Similarly, there is a wonderful term in Spanish, the word tocayo. In Latin America, and in Spanish specifically, tocayo presents us with a connection found. A tocayo is a person who has the same first name as yours. And in Spanish, there are often some kick-ass, old-world, ten-syllable first names. The word tocayo presumes a relationship of shared experience between two people who do not have the same family name but who do share the same first name—a namesake but something more as well. Two people both named Perfecto or Espericueta are simply thought to have something clear and palpable in common, to have shared many experiences because of that name, and so they are in this way related. It is a people’s approach to relationship, rather than simply an inherited one.

The word says: Experience connects us.

People who have gone through war together, or shared adventures, or who in some way have gone through something meaningful together often refer to this kind of relationship, even though in English there is no particular word to catch its substance. Indeed, we often resort to words from other language to fill the gap: Compadre, we say, for example.


10.

Furthering the artful moment, let me speak now about tone. I think this is key to the understanding of magical realism, and its enjoyment as well. This may be the most important thing to understand.

Tone is everything. It comes from belief. I believe the text, says the writer; I’m not inventing it. I believe the text. It works on a simple premise: nothing so important and nothing at all unimportant. G.K. Chesterton once observed that “the telescope diminishes the universe while the microscope enlarges it.” Nothing so important and nothing at all unimportant. It is at once Marxist and Buddhist and other frames of historic and world thought. The thing is, the work of making that manifest on the page is in evidence here, the hard work of it, on these pages. For example, in Garcia Marquez’s short story, “The Very Old Man with Enormous Wings,” we are watching a man who has landed in a back yard. By the way, anyone strange in Latin American fiction who is from far away and looks odd is always called Norwegian. It’s like the Latin Americans, a long time ago, figured there’s nobody stranger, farther, more different than the Norwegians. It will be no surprise, then, when in this story, here is a man who has featherless wings, he is sick, flea-bitten, he has landed in this courtyard, brought in from the storm, and somebody says: “I wonder if he’s Norwegian?”

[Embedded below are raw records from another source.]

+template <int FR, int LD>
+__device__ __forceinline__ void f32_ring_mfma(const float* As, const float* Bs, int lane, f32x4 (&acc)[FR][FR]) {
+#pragma unroll
+  for (int s = 0; s < F_BK / 4; ++s) {
+    const int kk = s * 4 + (lane >> 4);
+    float a[FR], b[FR];
+#pragma unroll
+    for (int i = 0; i < FR; ++i) a[i] = As[kk * LD + i * 16 + (lane & 15)];
+#pragma unroll
+    for (int j = 0; j < FR; ++j) b[j] = Bs[kk * LD + j * 16 + (lane & 15)];
+#pragma unroll
+    for (int i = 0; i < FR; ++i)
+#pragma unroll
+      for (int j = 0; j < FR; ++j) acc[i][j] = __builtin_amdgcn_mfma_f32_16x16x4f32(a[i], b[j], acc[i][j], 0, 0, 0);
+  }
+}
+
+template <int FR, bool A_KM, bool B_KM, bool WHOLE>
+__device__ __forceinline__ void f32_ring_walk(const GemmArgs& g, float* lds, int m0, int n0, f32x4 (&acc)[FR][FR]) {
+  constexpr int BT = 32 * FR, BK = F_BK;
+  using SA = F32Ring<A_KM, BT>;
+  using SB = F32Ring<B_KM, BT>;
+  constexpr int LD = BT + 16, SZ = BK * LD;
+  const int t = threadIdx.x, lane = t & 63, w = t >> 6, wm = w >> 1, wn = w & 1;
+  const float* A = (const float*)g.A;
+  const float* B = (const float*)g.B;
+  const int nk = (g.K + BK - 1) / BK;
+  float* const L0 = lds;
+  float* const L1 = lds + 2 * SZ;
+  const float* const Af0 = L0 + wm * (16 * FR), * const Bf0 = L0 + SZ + wn * (16 * FR);
+  const float* const Af1 = L1 + wm * (16 * FR), * const Bf1 = L1 + SZ + wn * (16 * FR);
+  float ra0[SA::CH][4], rb0[SB::CH][4], ra1[SA::CH][4], rb1[SB::CH][4];
+  SA::template load<WHOLE>(A, g.lda, m0, g.M, 0, g.ka_lim, t, ra0);
+  SB::template load<WHOLE>(B, g.ldb, n0, g.N, 0, g.kb_lim, t, rb0);
+  SA::template load<WHOLE>(A, g.lda, m0, g.M, BK, g.ka_lim, t, ra1);
+  SB::template load<WHOLE>(B, g.ldb, n0, g.N, BK, g.kb_lim, t, rb1);
+  SA::template write<WHOLE>(L0, m0, g.M, 0, g.ka_lim, t, ra0);
+  SB::template write<WHOLE>(L0 + SZ, n0, g.N, 0, g.kb_lim, t, rb0);
+  __syncthreads();
+  for (int kt = 0; kt < nk; kt += 2) {
+    SA::template load<WHOLE>(A, g.lda, m0, g.M, (kt + 2) * BK, g.ka_lim, t, ra0);
+    SB::template load<WHOLE>(B, g.ldb, n0, g.N, (kt + 2) * BK, g.kb_lim, t, rb0);
+    __builtin_amdgcn_sched_barrier(0);
+    f32_ring_mfma<FR, LD>(Af0, Bf0, lane, acc);
+    __builtin_amdgcn_sched_barrier(0);
+    SA::template write<WHOLE>(L1, m0, g.M, (kt + 1) * BK, g.ka_lim, t, ra1);
+    SB::template write<WHOLE>(L1 + SZ, n0, g.N, (kt + 1) * BK, g.kb_lim, t, rb1);
+    __syncthreads();
+    if (kt + 1 >= nk) break;
+    SA::template load<WHOLE>(A, g.lda, m0, g.M, (kt + 3) * BK, g.ka_lim, t, ra1);
+    SB::template load<WHOLE>(B, g.ldb, n0, g.N, (kt + 3) * BK, g.kb_lim, t, rb1);
+    __builtin_amdgcn_sched_barrier(0);
+    f32_ring_mfma<FR, LD>(Af1, Bf1, lane, acc);
+    __builtin_amdgcn_sched_barrier(0);
+    SA::template write<WHOLE>(L0, m0, g.M, (kt + 2) * BK, g.ka_lim, t, ra0);
+    SB::template write<WHOLE>(L0 + SZ, n0, g.N, (kt + 2) * BK, g.kb_lim, t, rb0);
+    __syncthreads();
+  }
+}
+
+template <int FR, bool A_KM, bool B_KM>
+__global__ __launch_bounds__(256) void gemm_f32_ring_kernel(GemmArgs g) {
+  constexpr int BT = 32 * FR;
+  __shared__ __attribute__((aligned(16))) float lds[2 * 2 * F_BK * (BT + 16)];
+  const int lane = threadIdx.x & 63, w = threadIdx.x >> 6, wm = w >> 1, wn = w & 1;
+  const int tiles_n = (g.N + BT - 1) / BT;
+  const int m0 = (blockIdx.x / tiles_n) * BT, n0 = (blockIdx.x % tiles_n) * BT;
+  f32x4 acc[FR][FR];
+#pragma unroll
+  for (int i = 0; i < FR; ++i)
+#pragma unroll
+    for (int j = 0; j < FR; ++j) acc[i][j] = (f32x4){0.f, 0.f, 0.f, 0.f};
+  if (f32_ring_whole(A_KM, m0, BT, g.M, g.ka_lim) && f32_ring_whole(B_KM, n0, BT, g.N, g.kb_lim))
+    f32_ring_walk<FR, A_KM, B_KM, true>(g, lds, m0, n0, acc);
+  else
+    f32_ring_walk<FR, A_KM, B_KM, false>(g, lds, m0, n0, acc);
+#pragma unroll
+  for (int i = 0; i < FR; ++i)
+#pragma unroll
+    for (int j = 0; j < FR; ++j)
+#pragma unroll
+      for (int r = 0; r < 4; ++r)
+        epi_store(g, m0 + (wm * FR + i) * 16 + (lane >> 4) * 4 + r, n0 + (wn * FR + j) * 16 + (lane & 15), acc[i][j][r]);
+}
+
+template <int FR>
+void launch_f32_ring(const GemmArgs& g, bool a_km, bool b_km, hipStream_t s) {
+  const int tiles = ((g.M + 32 * FR - 1) / (32 * FR)) * ((g.N + 32 * FR - 1) / (32 * FR));
+  const dim3 grid(tiles), block(256);
+  if (!a_km && !b_km) hipLaunchKernelGGL((gemm_f32_ring_kernel<FR, false, false>), grid, block, 0, s, g);
+  else if (!a_km && b_km) hipLaunchKernelGGL((gemm_f32_ring_kernel<FR, false, true>), grid, block, 0, s, g);
+  else if (a_km && !b_km) hipLaunchKernelGGL((gemm_f32_ring_kernel<FR, true, false>), grid, block, 0, s, g);
+  else hipLaunchKernelGGL((gemm_f32_ring_kernel<FR, true, true>), grid, block, 0, s, g);
 }
 
 constexpr int H_BK = 32, H_PAD = 8;
@@ -414,7 +571,7 @@
   static const GemmTuning t = [] {
     auto num = [](const char* name, int unset) { const char* v = getenv(name); return v ? atoi(v) : unset; };
     return GemmTuning{getenv("HAMT_NO_FAST") != nullptr, num("HAMT_FAST_BM", 0), num("HAMT_KS", 0), num("HAMT_KG", 0), num("HAMT_Q4", -1),
-                      num("HAMT_P8", -1), num("HAMT_P8_BN", 0)};
+                      num("HAMT_P8", -1), num("HAMT_P8_BN", 0), num("HAMT_F32_TILE", 0)};
   }();
   return t;
 }
@@ -426,6 +583,17 @@
   const GemmPlan p = gemm_plan(*d, ws_bytes, gemm_tuning());
   if (n) gemm_plan_name(p, name, n);
   return p.ksplit;
+}
+
+static bool f32_operands_aligned(const hamt_gemm_desc* d, const void* A, const void* B) {
+  return d->lda % 4 == 0 && d->ldb % 4 == 0 && (((uintptr_t)A | (uintptr_t)B) % 16) == 0;
+}
+
+extern "C" int hamt_gemm_f32_tile(const hamt_gemm_desc* d, int aligned, int* bm, int* bn, int* bk) {
+  HAMT_CHECK_ARG(d && bm && bn && bk, "hamt_gemm_f32_tile: null pointer");
+  const GemmF32Tile t = gemm_f32_tile(*d, aligned != 0, gemm_tuning());
+  *bm = t.bm; *bn = t.bn; *bk = t.bk;
+  return HAMT_OK;
 }
 
 extern "C" int hamt_gemm(const hamt_gemm_desc* d, const void* A, const void* B, void* C, const float* bias, void* aux,
@@ -439,8 +607,9 @@
   HAMT_CHECK_ARG(d->M >= 0 && d->N >= 0 && d->K >= 0, "hamt_gemm: negative size");
   if (d->M == 0 || d->N == 0) return HAMT_OK;
   const int sa = d->dtype_a == HAMT_BF16 ? 2 : 4, sb = d->dtype_b == HAMT_BF16 ? 2 : 4;
-  HAMT_CHECK_ARG((d->lda * sa) % 16 == 0 && (d->ldb * sb) % 16 == 0, "hamt_gemm: lda/ldb rows must be 16-byte aligned (lda=%d ldb=%d)", d->lda, d->ldb);
-  HAMT_CHECK_ARG(((uintptr_t)A % 16) == 0 && ((uintptr_t)B % 16) == 0, "hamt_gemm: A/B must be 16-byte aligned");
+  const bool any_align = d->prec == HAMT_PREC_F32 && d->dtype_a == HAMT_F32 && d->dtype_b == HAMT_F32;
+  HAMT_CHECK_ARG(any_align || ((d->lda * sa) % 16 == 0 && (d->ldb * sb) % 16 == 0), "hamt_gemm: lda/ldb rows must be 16-byte aligned (lda=%d ldb=%d)", d->lda, d->ldb);
+  HAMT_CHECK_ARG(any_align || (((uintptr_t)A % 16) == 0 && ((uintptr_t)B % 16) == 0), "hamt_gemm: A/B must be 16-byte aligned");
   HAMT_CHECK_ARG(d->dtype_c == HAMT_F32 || d->dtype_c == HAMT_BF16 || d->dtype_c == HAMT_F16, "hamt_gemm: dtype_c = %d (C is fp32, bf16 or IEEE half)", d->dtype_c);
   HAMT_CHECK_ARG(d->dtype_c != HAMT_F16 || (d->epilogue & ~(HAMT_EPI_BIAS | HAMT_EPI_ACCUM)) == 0, "hamt_gemm: an IEEE-half C (HAMT_F16) takes the plain / bias / accumulate epilogues only");
   HAMT_CHECK_ARG((d->dtype_a == HAMT_F32 || d->dtype_a == HAMT_BF16) && (d->dtype_b == HAMT_F32 || d->dtype_b == HAMT_BF16), "hamt_gemm: operands are fp32 or bf16");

As a further note, we might take notice how, in that story, Garcia Marquez assiduously avoids the word “angel.” He lets the priest bring it up in one little small moment, but neither he as a narrator brings up that word, nor particularly do the people in the story. It is simply one possibility among many. Over time, the man gets healthier. They take him out some food, sort of like feeding the cat. He gets better, the feathers start to come, it starts to be spring, and he starts to feel good. He is doing little test flights. At the end, he is doing a test flight and achieving some height with his wings, and he starts to fly away. It’s a miracle. This is all being told to us by the woman of the house, who is looking through the kitchen window at the courtyard as all of this happening, and—more importantly—as she is washing the family dishes. That is the critical observation and a perfect example of first things first: oh yeah, it’s a miracle out there, but I really have to get these dishes done. Get over yourself, she seems to be suggesting. Nothing so important, and nothing at all unimportant.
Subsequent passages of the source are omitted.